At Newport Fest last year, a very tall blonde asked you for your number after your set. She was extremely charming and had lips you definitely thought about kissing while you watched her from onstage. Ring any bells?
 
 
 
I put my phone down, pleased with the message. I’m not expecting him to respond immediately. When he sees it, though, he’ll reply.
 
My phone vibrates only seconds later.
 
Kaylee, right? I definitely remember.
 
 
 
I smile as I reply, already feeling the rejuvenation of a rebound quickening my pulse.
 
I know this is, like, nine months late, but do you want to hang out?
 
Name a time and place.
 
Nine months is nothing, btw. You were worth the wait.
 
 
 
 
 
Four
 
 
I WALK ONTO CAMPUS on Monday tentatively hopeful. Over the weekend, I went out with Jeremy. First to the new bakery in town, then to the nearby beach park, where we sat near the shore. He was funny. His sung Harry Styles impression was legitimately impressive. In every respect, it went great.
 
While he’s not my boyfriend yet, things are tending in that direction.

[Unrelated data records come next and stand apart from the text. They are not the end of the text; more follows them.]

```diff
                 const float bb = tail_bias;
 #pragma unroll
                 for (int r = 0; r < 4; ++r) {
@@ -533,14 +550,16 @@
             }
         }
     }
+    ES(ES_TAIL_STORE);
 #ifdef EDGE_STAMPS
     if (blockIdx.x == 3 && blockIdx.y == 0 && lane == 0) {
-        unsigned long long* st = reinterpret_cast<unsigned long long*>(Y + (size_t)npoints * ldy) + wave * 16;
-        st[11] = e_p1 - e_p0; st[12] = e_p2 - e_p1; st[13] = __builtin_readcyclecounter() - e_p2; st[14] = e_p3 - e_p2;
-        st[0] = e_conv; st[1] = e_l0; st[2] = e_l1; st[3] = e_l2; st[4] = e_epi; st[5] = e_n; st[6] = e_ka - e_k0; st[7] = e_kb - e_ka;
-        st[8] = e_kc - e_kb; st[9] = e_k1 - e_kc; st[10] = __builtin_readcyclecounter() - e_k0;
+        unsigned long long* st = reinterpret_cast<unsigned long long*>(Y + (size_t)npoints * ldy) + wave * 32;
+#pragma unroll
+        for (int i = 0; i < ES_N; ++i) st[i] = e_acc[i];
+        st[ES_N] = e_n; st[ES_N + 1] = e_last - e_k0;
     }
 #endif
+#undef ES
 }
 
 }
```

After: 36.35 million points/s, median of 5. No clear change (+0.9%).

I posted a tasteful if leading photo of the two of us to my Stories and told Brianna to help spread the word. It’ll reach Dean eventually. He’ll be pissed, but it’ll help us both in the long run.
 
Except when I head toward my locker, I see him waiting for me in what was, for two months, our spot.
 
Dean. He stands out to me the way he has my entire life. For the visible reasons, of course—there’s no ignoring the fact that Dean is handsome, with his face full of sharp lines, his contemplative lips, his keen, dark eyes set in golden-brown skin. He wears hipsterism like he does everything, entirely without self-consciousness. On others, obscure music shirts or cuffed jeans or hair worn in a bun might be a posture, a costume. Not Dean, though. They’re just what he genuinely likes. I know him well enough to be sure. His unreserved himselfness is inspiring, and magnetic.